Bidib, faut que tu te décides, me direz-vous ? La romance elle est de trop ou pas ? Pour être tout à fait sincère, dans le film cela reste discret, ne prend pas le pas sur le reste et ça fonctionne très bien. Ce qui me pose soucis ce n’est pas tellement la romance entre Enola et le jeune lord. Ce qui me pose problème c’est qu’on ne puisse pas faire un film avec une jeune héroïne où il n’y aurait pas de romance. Est-ce que la romance est obligatoire ? C’est justement ce que Mimiko reproche au film. Une fille, un garçon, ça se termine inévitablement par “ils tombent amoureux” et ça, ça l’énerve.

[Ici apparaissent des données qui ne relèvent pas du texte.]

#define ST_F4 (TILE * (TW / 4))
template <int NP> struct TileStage { float4 v[NP][2]; unsigned in; };
template <int NP, typename PtrOf>
__device__ __forceinline__ void stage_load(TileStage<NP>& st, int H, int W, int bx0, int by0, PtrOf plane_ptr) {
  st.in = 0u;
#pragma unroll
  for (int u = 0; u < 2; u++) {
    const int i = threadIdx.x + 256 * u;
    const int r = i / (TW / 4), c4 = (i - r * (TW / 4)) * 4;
    const int y = by0 + r - HALO, x = bx0 - XOFF + c4;
    const bool in = i < ST_F4 && (unsigned)y < (unsigned)H && x >= 0 && x < W;
    st.in |= in ? 1u << u : 0u;
    const size_t at = (size_t)min(max(y, 0), H - 1) * W + min(max(x, 0), W - 4);
#pragma unroll
    for (int p = 0; p < NP; p++) st.v[p][u] = hgs_load4(plane_ptr(p) + at);
  }
}
template <int NP>
__device__ __forceinline__ void stage_store(const TileStage<NP>& st, float (*t)[TILE][TPW]) {
#pragma unroll
  for (int u = 0; u < 2; u++) {
    const int i = threadIdx.x + 256 * u;
    if (i < ST_F4) {
      const int r = i / (TW / 4), c4 = (i - r * (TW / 4)) * 4;
      const bool in = (st.in >> u) & 1u;
#pragma unroll
      for (int p = 0; p < NP; p++) {
        const float4 v = st.v[p][u];
        t[p][r][c4] = in ? v.x : 0.f; t[p][r][c4 + 1] = in ? v.y : 0.f; t[p][r][c4 + 2] = in ? v.z : 0.f; t[p][r][c4 + 3] = in ? v.w : 0.f;
      }
    }
  }
}

__device__ __forceinline__ void ssim_zero_maps(float* m) {
  float C1 = 0.01f * 0.01f, C2 = 0.03f * 0.03f;
  asm volatile("" : "+v"(C1), "+v"(C2));
  const float iB1 = __builtin_amdgcn_rcpf(C1), iB2 = __builtin_amdgcn_rcpf(C2);
  const float inv = iB1 * iB2;
  const float S = (C1 * C2) * inv;
  m[0] = 0.f; m[1] = -S * iB2; m[2] = 2.f * C1 * inv;
}

__global__ __launch_bounds__(256) __attribute__((amdgpu_waves_per_eu(HGS_SSIM_FWD_WAVES, HGS_SSIM_FWD_WAVES))) void ssim_l1_fwd_kernel(int H, int W, SsimGrid gd, SsimWin win, const float* __restrict__ img1,
                                                          const float* __restrict__ img2_, const HgsViewTargets* __restrict__ tgt,
                                                          float* __restrict__ dmap, float* __restrict__ partials,
                                                          unsigned char* __restrict__ zero_flags) {
#if HGS_SSIM_FWD_ALIAS
  __shared__ float smem[4 * TILE * HP];
  static_assert(4 * TILE * HP >= 2 * TILE * TPW, "filtered planes cover the tile");
  float (*t)[TILE][TPW] = (float (*)[TILE][TPW])smem;
  float (*hz)[TILE][HP] = (float (*)[TILE][HP])smem;
#else
  __shared__ float t[2][TILE][TPW];
  __shared__ float hz[4][TILE][HP];
#endif
  __shared__ float red[8];
  const size_t plane = (size_t)H * W, cp = (size_t)gd.C * plane;
  const HGS_GLOBAL float* im1 = hgs_global(img1);
  const HGS_GLOBAL float* im2 = tgt ? hgs_global(tgt->image) : hgs_global(img2_);
  const bool fast = (W & 3) == 0;
  const int nwg = gridDim.x >> 3;
  int j = blockIdx.x >> 3;
  SsimBlock bk, nx;
  bool have = ssim_block(gd, j, bk);
  TileStage<2> st;
  if (fast && have) stage_load<2>(st, H, W, bk.bx0, bk.by0, [&](int p) { return (p == 0 ? im1 : im2) + bk.c * plane; });
  const int lx = threadIdx.x & (LT - 1), y0 = (threadIdx.x >> 5) * 4;
  SsimTrace tr(0);
  while (have) {
    tr.phase(7);
    int nz = 1;
#if HGS_SSIM_FWD_ALIAS
    __syncthreads();
#endif
    if (fast) {
      stage_store<2>(st, t);
      if (zero_flags) {
        nz = 0;
#pragma unroll
        for (int p = 0; p < 2; p++)
#pragma unroll
          for (int u = 0; u < 2; u++)
            if ((st.in >> u) & 1u) nz |= (st.v[p][u].x != 0.f) | (st.v[p][u].y != 0.f) | (st.v[p][u].z != 0.f) | (st.v[p][u].w != 0.f);
      }
    } else {
      load_tiles<2>(t, H, W, bk.bx0, bk.by0, [&](int p) { return (p == 0 ? im1 : im2) + bk.c * plane; });
    }
    const int any_nz = __syncthreads_or(nz);
    tr.phase(0);
    tr.block(any_nz != 0);
    j += nwg;
    const bool have_next = ssim_block(gd, j, nx);
    if (fast && have_next) stage_load<2>(st, H, W, nx.bx0, nx.by0, [&](int p) { return (p == 0 ? im1 : im2) + nx.c * plane; });
    float f[4][4];
#if HGS_SSIM_FWD_ALIAS
    float l1c[4];
#pragma unroll
    for (int o = 0; o < 4; o++) l1c[o] = fabsf(t[0][y0 + o + HALO][lx + XOFF] - t[1][y0 + o + HALO][lx + XOFF]);
#endif
    if (any_nz) {
#if HGS_SSIM_FWD_ALIAS
      {
        RowRegs<4> rr;
        row_pass_regs<4>(win, [&](int r, int x, float* v) {
          const float a = t[0][r][x + XOFF - HALO], b = t[1][r][x + XOFF - HALO];
          v[0] = a; v[1] = b; v[2] = a * a + b * b; v[3] = a * b;
        }, rr);
        __syncthreads();
        row_store<4>(hz, rr);
      }
#else
      row_pass<4>(win, hz, [&](int r, int x, float* v) {
        const float a = t[0][r][x + XOFF - HALO], b = t[1][r][x + XOFF - HALO];
        v[0] = a; v[1] = b; v[2] = a * a + b * b; v[3] = a * b;
      });
#endif
      __syncthreads();
      tr.phase(1);
      col_pass<4>(win, hz, lx, y0, f);
      tr.phase(2);
    } else {
#pragma unroll
      for (int q = 0; q < 4; q++)
#pragma unroll
        for (int o = 0; o < 4; o++) f[q][o] = 0.f;
    }
    if (zero_flags && threadIdx.x == 0) zero_flags[bk.logical] = any_nz ? 0 : 1;
    const float C1 = 0.01f * 0.01f, C2 = 0.03f * 0.03f;
    const int px = bk.bx0 + lx;
    float ssim_v = 0.f, l1_v = 0.f;
#pragma unroll
    for (int o = 0; o < 4; o++) {
      const int py = bk.by0 + y0 + o;
      if (px < W && py < H) {
        const float mu1 = f[0][o], mu2 = f[1][o];
        const float mu1_sq = mu1 * mu1, mu2_sq = mu2 * mu2, mu12 = mu1 * mu2;
        const float s_sum = f[2][o] - (mu1_sq + mu2_sq), s12 = f[3][o] - mu12;
        const float A1 = 2.f * mu12 + C1, A2 = 2.f * s12 + C2, B1 = mu1_sq + mu2_sq + C1, B2 = s_sum + C2;
        const float iB1 = __builtin_amdgcn_rcpf(B1), iB2 = __builtin_amdgcn_rcpf(B2);
        const float inv = iB1 * iB2;
        const float S = (A1 * A2) * inv;
        ssim_v += S;
#if HGS_SSIM_FWD_ALIAS
        l1_v += l1c[o];
#else
        l1_v += fabsf(t[0][y0 + o + HALO][lx + XOFF] - t[1][y0 + o + HALO][lx + XOFF]);
#endif
        if (any_nz) {
          const size_t oo = bk.c * plane + (size_t)py * W + px;
          dmap[oo] = 2.f * mu2 * (A2 - A1) * inv - S * (2.f * mu1 * iB1 - 2.f * mu1 * iB2);
          dmap[cp + oo] = -S * iB2;
          dmap[2 * cp + oo] = 2.f * A1 * inv;
        }
      }
    }
    tr.phase(3);
    block_sum2(ssim_v, l1_v, red);
    if (threadIdx.x == 0) {
      partials[2 * (size_t)bk.logical] = ssim_v;
      partials[2 * (size_t)bk.logical + 1] = l1_v;
    }
    tr.phase(4);
    bk = nx;
    have = have_next;
  }
}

Pourquoi je vous raconte tout ça ? Parce que cette fameuse romance est totalement absente du roman. Elle a été ajoutée par les scénaristes qui pour cela ont d’ailleurs dû changer l’âge des personnages. Parce que dans le roman Enola a 14 ans (16 dans le film), et le petit lord n’en a que 12. Zéro romance en vue. Pas de romantisme du tout. Enola ne se préoccupe pas du tout de séduction et compagnie. Niet. Nada !
Donc j’en reviens à ma question : est-on toujours obligé de toujours mettre de la romance dans un film avec une héroïne ? Genre, une fille qui tombe pas amoureuse ça existe pas ? Eh ben si, ça existe et ça serait sympa de les laisser exister à l’écran aussi.

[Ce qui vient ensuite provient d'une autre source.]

# danping/CoSLAM

Hardware: AMD Instinct MI355X
Metric: frames/sec for track+local-BA loop, 8 cams 640x480 x 2000 feats (one frame = all 8 cameras) (higher is better)
Workload: dtype f32 (KLT, f16 pyramid storage) + f64 (pose, BA)

## Files before the change

coslam_amd/csrc/poseupdate.hip:

```cpp
#include <atomic>
#include <cstdlib>
#include <vector>

#include "cs_common.h"
#include "project_dev.h"
#include "triangulate_dev.h"
#include "history_view.h"
#include "register_rows_dev.h"
#include "small_ops.h"

#pragma clang fp contract(off)

namespace {

constexpr int PU_MAX_CAMS = 16;
constexpr int PU_MAX_HIST = 512;
constexpr int PU_MAX_STORE = 1 << 16;
constexpr int PU_LPS = 8;

struct PuArgs {
    int nCams, N, nMap, cam0, nCamsRun;
    int gateBlocks, dynBlocksPerCam;
    const int* pointFeat;
    const double* R;
// ... 2745 lines not shown
        return CS_ERR_INVALID;
    }
    if (!q.M || !q.cov || !q.pointFeat || !q.slot || !q.m || !q.var || !q.dist || !q.flags || q.M != d_mapPts || q.cov != d_mapCov ||
        q.pointFeat != d_pointFeat) {
        cs_set_error("cs_register_revisit_rounds_dev: the pass needs every table, and its map, covariances and feature table are the ones refined");
        return CS_ERR_INVALID;
    }
    if (nMap < 1 || cap < 1 || cap > RV_MAX_ROWS || nRounds < 1 || nRounds > 8 || kinds < 1 || kinds > 3 || mapBase < 0 || !(tolPix >= 0) ||
        !d_mapPts || !d_mapCov || !d_mergeCache || !d_mergeable || !d_rvLists || !d_rvCounts || !d_visitLoop || !d_nextLoop || !d_mapFlags ||
        !d_pointFeat || !d_slot2map || !d_attached || !d_regOut || !d_decideScratch || !d_curList || !d_curCount || !d_featRef ||
        (long long)nCams * N > RD_FEAT || (long long)nCams * nMap * nCams > 0x7fffffffLL) {
        cs_set_error("cs_register_revisit_rounds_dev: bad arguments (1..%d rows, 1..8 rounds, kinds 1..3, every table)", RV_MAX_ROWS);
        return CS_ERR_INVALID;
    }
    if (h->count < 1 || curFrame != h->lastFrame) {
        cs_set_error("cs_register_revisit_rounds_dev: the history's newest entry must be frame %d (it holds %d frame(s), the newest %d)", curFrame,
                     h->count, h->lastFrame);
        return CS_ERR_INVALID;
    }
    RrArgs A;
    memset((void*)&A, 0, sizeof(A));
    for (int c = 0; c < nCams; ++c) {
        const cs_register_cam& rc = regCams[c];
        if (!rc.K || !rc.R || !rc.t || !rc.xy || !rc.state || !rc.slot2map) {
            cs_set_error("cs_register_revisit_rounds_dev: null pointer in search camera %d", c);
            return CS_ERR_INVALID;
        }
        if (!cams[c].K || !cams[c].iK || !cams[c].trackSpan) {
            cs_set_error("cs_register_revisit_rounds_dev: null pointer in camera %d (K, iK, trackSpan are read)", c);
            return CS_ERR_INVALID;
        }
        if (!d_slot2map[c]) {
            cs_set_error("cs_register_revisit_rounds_dev: null slot2map of camera %d", c);
            return CS_ERR_INVALID;
        }
        A.rcam[c] = rc;
    }
    A.nRounds = nRounds, A.W = W, A.H = H, A.lists = d_rvLists, A.rvCounts = d_rvCounts;
    A.pass = q;
    A.pass.P = cap, A.pass.list = nullptr;
    MgCore& G = A.mg.a;
    G.cam0 = 0, G.nCams = nCams, G.N = N, G.P = nMap, G.H = h->H, G.head = h->head, G.nHist = hist_walk(h);
    G.sigma = pixelErrVar, G.M = d_mapPts, G.cov = d_mapCov, G.slot = q.slot, G.out = d_mergeable;
    G.histXY = h->xy, G.histR = h->R, G.histT = h->t;
    A.mg.W = hist_walk(h), A.mg.count = h->count, A.mg.curFrame = h->lastFrame, A.mg.epoch = h->tailEpoch, A.mg.fromMin = h->tailFromMin;
    A.mg.tolPix = tolPix, A.mg.cache = (MgCache*)d_mergeCache, A.mg.counts = nullptr, A.mg.flags = q.flags;
    RvArgs& V = A.rv;
    V.nCams = nCams, V.N = N, V.P = nMap, V.cap = cap, V.mapBase = mapBase, V.kinds = kinds, V.nextLoop = d_nextLoop, V.visitLoop = d_visitLoop;
    V.slot = q.slot, V.flags = q.flags, V.mergeable = d_mergeable, V.mapFlags = d_mapFlags, V.pointFeat = d_pointFeat;
    for (int c = 0; c < nCams; ++c) V.slot2map[c] = d_slot2map[c];
    V.attached = d_attached, V.regOut = d_regOut, V.curList = d_curList, V.curCount = d_curCount, V.curCap = curCap, V.counts = d_rvCnt;
    V.nextLoopW = d_nextLoop, V.overflow = d_rvCounts + nRounds;
    V.debug = cs_debug_get(CS_DBG_MERGE_PRINT) == 1;
    int* scr = (int*)d_decideScratch + (size_t)nCams * nMap + nMap;
    for (int k = 0; k < 3; ++k) V.owner[k] = scr, scr += (size_t)nCams * N;
    ArArgs& R = A.ar;
    R.nMap = nMap, R.featRef = (const int4*)d_featRef, R.mapPts = d_mapPts, R.mapCov = d_mapCov, R.sigma = pixelErrVar;
    R.refine = 1, R.select = d_regOut, R.selectW = d_regOut, R.clearSelect = 1;
    R.segPool = h->segPool, R.segCap = h->segCap, R.curFrame = h->lastFrame, R.stored = h->count < h->H ? h->count : h->H;
    R.nCams = nCams, R.N = N, R.H = h->H, R.head = h->head, R.nHist = hist_walk(h);
    R.histXY = h->xy, R.histR = h->R, R.histT = h->t, R.cen = h->cen;
    R.F.nCams = nCams, R.F.N = N, R.F.nMap = nMap, R.F.curFrame = curFrame, R.F.segCap = h->segCap;
    R.F.pointFeat = d_pointFeat, R.F.featRef = (int4*)d_featRef, R.F.refStatic = d_refStatic, R.F.segPool = h->segPool, R.F.segCount = h->segCount;
    R.F.counts = d_frefCounts;
    for (int c = 0; c < nCams; ++c) R.cam[c] = cams[c];
    CS_HIP(hipSetDevice(h->device));
    hipStream_t s = (hipStream_t)hip_stream;
    const int MC = nCams <= 8 ? 8 : RD_MAX_CAMS;
    const size_t lds = sizeof(double) * 12 * (size_t)A.mg.W + (cap > RR_THREADS ? sizeof(int) * (size_t)(MC + 1) * RV_MAX_ROWS : 0);
    size_t ldsMax = 0;
    if (const int rc = MC == 8 ? rr_dynamic_lds_limit<8>(h->device, &ldsMax) : rr_dynamic_lds_limit<RD_MAX_CAMS>(h->device, &ldsMax)) return rc;
    if (lds > ldsMax) {
        cs_set_error("cs_register_revisit_rounds_dev: %zu B of LDS (a history window of %d frames, lists of %d rows, %d cameras) where the "
                     "launch may carry %zu", lds, A.mg.W, cap, nCams, ldsMax);
        return CS_ERR_INVALID;
    }
    if (nMap > h->aliveCap) {
        if (h->alive) CS_HIP(hipFree(h->alive));
        h->alive = nullptr, h->aliveCap = 0;
        CS_HIP(hipMalloc((void**)&h->alive, (size_t)nMap));
        CS_HIP(hipMemsetAsync(h->alive, 1, (size_t)nMap, s));
        h->aliveCap = nMap;
    }
    R.F.alive = h->alive;
    hist_centres(h, s);
    if (MC == 8)
        hipLaunchKernelGGL(k_revisit_rounds<8>, dim3(1), dim3(RR_THREADS), lds, s, A);
    else
        hipLaunchKernelGGL(k_revisit_rounds<RD_MAX_CAMS>, dim3(1), dim3(RR_THREADS), lds, s, A);
    CS_HIP(hipGetLastError());
    return CS_OK;
}

extern "C" int cs_track_history_segments(const cs_track_history* h, cs_feat_seg** d_pool, int* cap, int** d_count) {
    if (!h) {
        cs_set_error("cs_track_history_segments: null handle");
        return CS_ERR_INVALID;
    }
    if (d_pool) *d_pool = (cs_feat_seg*)h->segPool;
    if (cap) *cap = h->segCap;
    if (d_count) *d_count = h->segCount;
    return CS_OK;
}

extern "C" int cs_track_history_segment_counts(const cs_track_history* h, int* counts) {
    if (!h || !counts) {
        cs_set_error("cs_track_history_segment_counts: bad arguments");
// ... 332 lines not shown
```

coslam_amd/csrc/register.hip:

```cpp
#include "cs_common.h"
#include "register_rows_dev.h"

#include <cfloat>

#pragma clang fp contract(off)

namespace {


struct RgArgs {
    int nCams, N, W, H, nPass, cam0;
    cs_register_pass pass[2];
    cs_register_cam cam[RG_MAX_CAMS];
};


constexpr int RG_WAVES = 8;
constexpr int RG_ROWS = RG_WAVES > 6 ? RG_WAVES : 6;
constexpr int RG_CHUNK = 512;

__global__ __launch_bounds__(64 * RG_WAVES) void k_register_search(RgArgs A) {
    extern __shared__ double lds[];
    CS_POSE_STREAM_PRIO();
    const int lane = threadIdx.x & 63, wave = threadIdx.x >> 6;
// ... 242 lines not shown
        const cs_register_cam& q = cams[c];
        if (!q.K || !q.R || !q.t || !q.xy || !q.state || !q.slot2map) {
            cs_set_error("cs_register_search_passes_dev: null pointer in camera %d", c);
            return CS_ERR_INVALID;
        }
        A.cam[c] = q;
    }
    CS_HIP(hipSetDevice(device));
    const int CH = N < RG_CHUNK ? N : RG_CHUNK;
    const size_t ldsBytes = (size_t)2 * CH * sizeof(double) + (size_t)RG_ROWS * 64 * sizeof(double) + (size_t)RG_WAVES * 64 * sizeof(int);
    hipLaunchKernelGGL(k_register_search, dim3((unsigned)((maxP + 63) / 64), (unsigned)nCamsRun, (unsigned)nPass), dim3(64 * RG_WAVES), ldsBytes,
                       (hipStream_t)hip_stream, A);
    CS_CHECK_LAUNCH();
    return CS_OK;
}

extern "C" int cs_register_search_dev(int device, void* hip_stream, int nCams, const cs_register_cam* cams, int N, int W, int H,
                                      int P, const double* d_M, const double* d_cov, const int* d_pointFeat, double sigmaSearch,
                                      double maxDist, double sigmaMerge, int* d_slot, double* d_m, double* d_var, double* d_dist,
                                      int* d_flags) {
    int rc = check_args("cs_register_search_dev", nCams, cams, N, W, H, P, sigmaSearch, maxDist, sigmaMerge);
    if (rc != CS_OK) return rc;
    if (P == 0) return CS_OK;
    if (!d_M || !d_cov || !d_pointFeat || !d_slot || !d_m || !d_var || !d_dist || !d_flags) {
        cs_set_error("cs_register_search_dev: null pointer");
        return CS_ERR_INVALID;
    }
    cs_register_pass q;
    memset(&q, 0, sizeof(q));
    q.P = P, q.sigmaSearch = sigmaSearch, q.maxDist = maxDist, q.sigmaMerge = sigmaMerge;
    q.M = d_M, q.cov = d_cov, q.pointFeat = d_pointFeat, q.slot = d_slot, q.m = d_m, q.var = d_var, q.dist = d_dist, q.flags = d_flags;
    return cs_register_search_passes_dev(device, hip_stream, nCams, cams, N, W, H, 1, &q);
}

namespace {

struct RdArgs {
    int nCams, N, P, mapBase, nSweeps, onlyCam, kinds;
    const int* slot;
    const int* flags;
    const unsigned char* mergeable;
    const unsigned char* mapFlags;
    int* pointFeat;
    int* slot2map[RD_MAX_CAMS];
    unsigned char* attached;
    unsigned char* regged;
    int* code;
    int* base;
    int* owner[3];
    int* counts;
    int* unconverged;
    int* timeouts;
    int* callFlag;
    int* changed;
    int* bar;
    int* rvLists;
    int* rvCounts;
    int rvCap, nRounds;
    int* visitLoop;
    int* nextLoop;
};
constexpr int RD_MAX_SWEEPS = 64;

__global__ __launch_bounds__(256) void k_decide_prepare(RdArgs A) {
    const int k = blockIdx.x * 256 + threadIdx.x, C = A.nCams, nFeat = C * A.N;
    for (int f = k; f < nFeat; f += gridDim.x * 256) A.owner[0][f] = RD_INF, A.owner[1][f] = RD_INF, A.owner[2][f] = RD_INF;
    if (k < 4 && A.counts) A.counts[k] = k == 2 ? A.nSweeps : (k == 3 ? 1 : 0);
    if (k == 0) *A.callFlag = 0, *A.bar = 0;
    if (k < RD_MAX_SWEEPS) A.changed[k] = 0;
    if (A.rvLists) {
        for (int f = k; f < A.nRounds * A.rvCap; f += gridDim.x * 256) A.rvLists[f] = -1;
        if (k < A.nRounds) A.rvCounts[k] = 0;
    }
    if (k >= A.P * C) return;
    const int p = k / C, i = k - p * C;
    A.attached[k] = 0;
    if (i == 0) A.regged[p] = 0;
    int code = -1;
    const unsigned char fl = A.mapFlags[p] & (CS_MAP_DYNAMIC | CS_MAP_FALSE | CS_MAP_UNCERTAIN);
    const int kind = (fl == 0 && (A.kinds & 1)) ? 0 : ((fl == CS_MAP_DYNAMIC && (A.kinds & 2)) ? 1 : -1);
    if (A.pointFeat[k] < 0 && kind >= 0) {
        const int s = A.slot[k];
        if (s >= 0 && s < A.N && ((A.flags[k] >> 1) & 1) == kind) {
            code = i * A.N + s;
            if (A.slot2map[i][s] >= 0) code |= RD_INIT_MAPPED;
            if (A.mergeable[k] == 1) code |= RD_CAN_MERGE;
        }
    }
    A.code[(size_t)i * A.P + p] = code;
    if (i == 0) {
        int ofirst = -1;
        for (int q = C - 1; q >= 0; --q)
            if (A.pointFeat[(size_t)p * C + q] >= 0) ofirst = q;
        if (A.onlyCam >= 0) ofirst = A.pointFeat[(size_t)p * C + A.onlyCam] >= 0 ? 0 : -1;
        A.base[p] = (ofirst >= 0 && kind >= 0) ? (ofirst * A.P + p) * C : -1;
    }
}
__global__ __launch_bounds__(256) void k_decide_sweep(RdArgs A, const int* __restrict__ prev, int* __restrict__ next, int* __restrict__ clear,
                                                      const int* __restrict__ prev2, int mode) {
    const int p = blockIdx.x * 256 + threadIdx.x, C = A.nCams, nFeat = C * A.N;
    if (clear)
        for (int f = p; f < nFeat; f += gridDim.x * 256) clear[f] = RD_INF;
    if (mode == 1 && prev2) {
        int ch = 0;
        for (int f = p; f < nFeat; f += gridDim.x * 256) ch |= prev[f] != prev2[f];
        if (ch) {
            if (A.counts) A.counts[3] = 0;
            if (atomicExch(A.callFlag, 1) == 0) atomicAdd(A.unconverged, 1);
        }
    }
    if (p >= A.P) return;
    const int base = A.base[p];
    if (base < 0) return;
    int code[RD_MAX_CAMS], own[RD_MAX_CAMS];
#pragma unroll
    for (int i = 0; i < RD_MAX_CAMS; ++i) code[i] = i < C ? A.code[(size_t)i * A.P + p] : -1;
#pragma unroll
    for (int i = 0; i < RD_MAX_CAMS; ++i) own[i] = code[i] >= 0 ? prev[code[i] & RD_FEAT] : RD_INF;
    bool go = true, reg = false;
    int nAtt = 0;
#pragma unroll
    for (int i = 0; i < RD_MAX_CAMS; ++i) {
        if (go && code[i] >= 0) {
            const int ord = base + i, f = code[i] & RD_FEAT;
            if ((code[i] & RD_INIT_MAPPED) || own[i] < ord) {
                go = false;
            } else if (code[i] & RD_CAN_MERGE) {
                if (mode == 0) {
                    atomicMin(&next[f], ord);
                } else if (own[i] == ord) {
                    const int s = f - i * A.N;
                    A.slot2map[i][s] = A.mapBase + p;
                    A.pointFeat[(size_t)p * C + i] = s;
                    A.attached[(size_t)p * C + i] = 1;
                    reg = true, ++nAtt;
                }
            }
        }
    }
    if (mode == 1 && reg) {
        A.regged[p] = 1;
        if (A.counts) atomicAdd(A.counts, nAtt), atomicAdd(A.counts + 1, 1);
    }
}
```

Mais revenons à nos moutons : roman vs film.
Enola et Tewky (le jeune lord) ne sont pas les seuls a avoir vu leur âge changer. Dans le roman, Enola insiste beaucoup sur l’âge avancé de sa mère. Non seulement sa mère a plus de 60 ans, mais cela a une importance particulière dans la société de l’époque, le fait que le couple Holmes est eu une enfant aussi tard crée le scandale. Cet aspect est complètement effacé du film où la mère se voit rajeunie d’une bonne décennie ou deux. Mère qui dans le roman brille par son absence totale, alors que le film lui donne un très beau rôle. Dans le film elle donne une éducation extravagante à sa fille, mais y participe activement, alors que dans le roman elle ne s’occupe pas vraiment d’elle, Enola s’occupe d’elle même. De ce point de vue là je dirais que j’ai un faible pour la mère du film, très charismatique, bien plus que celle du roman, plutôt énigmatique.
Mais en dehors de ces détails, la plus grosse différence entre le roman et le film c’est l’intrigue elle-même. Dans le roman l’intrigue autour de la disparition du jeune lord est très simple et presque au second plan, tandis qu’elle est au centre du film, avec de nombreux rebondissement inexistants dans le roman.
Alors team roman ou team film ? Et bien ma foi, je serais bien en peine de choisir. J’ai aimé les deux versions. Dans le roman j’ai aimé me centrer sur Enola et la condition féminine alors que le film offre plus d’action et de rebondissement dans l’intrigue.
Et vous ? Plutôt film ou roman ?
J’ai maintenant très envie de découvrir l’adaptation en BD de Serena Blasco.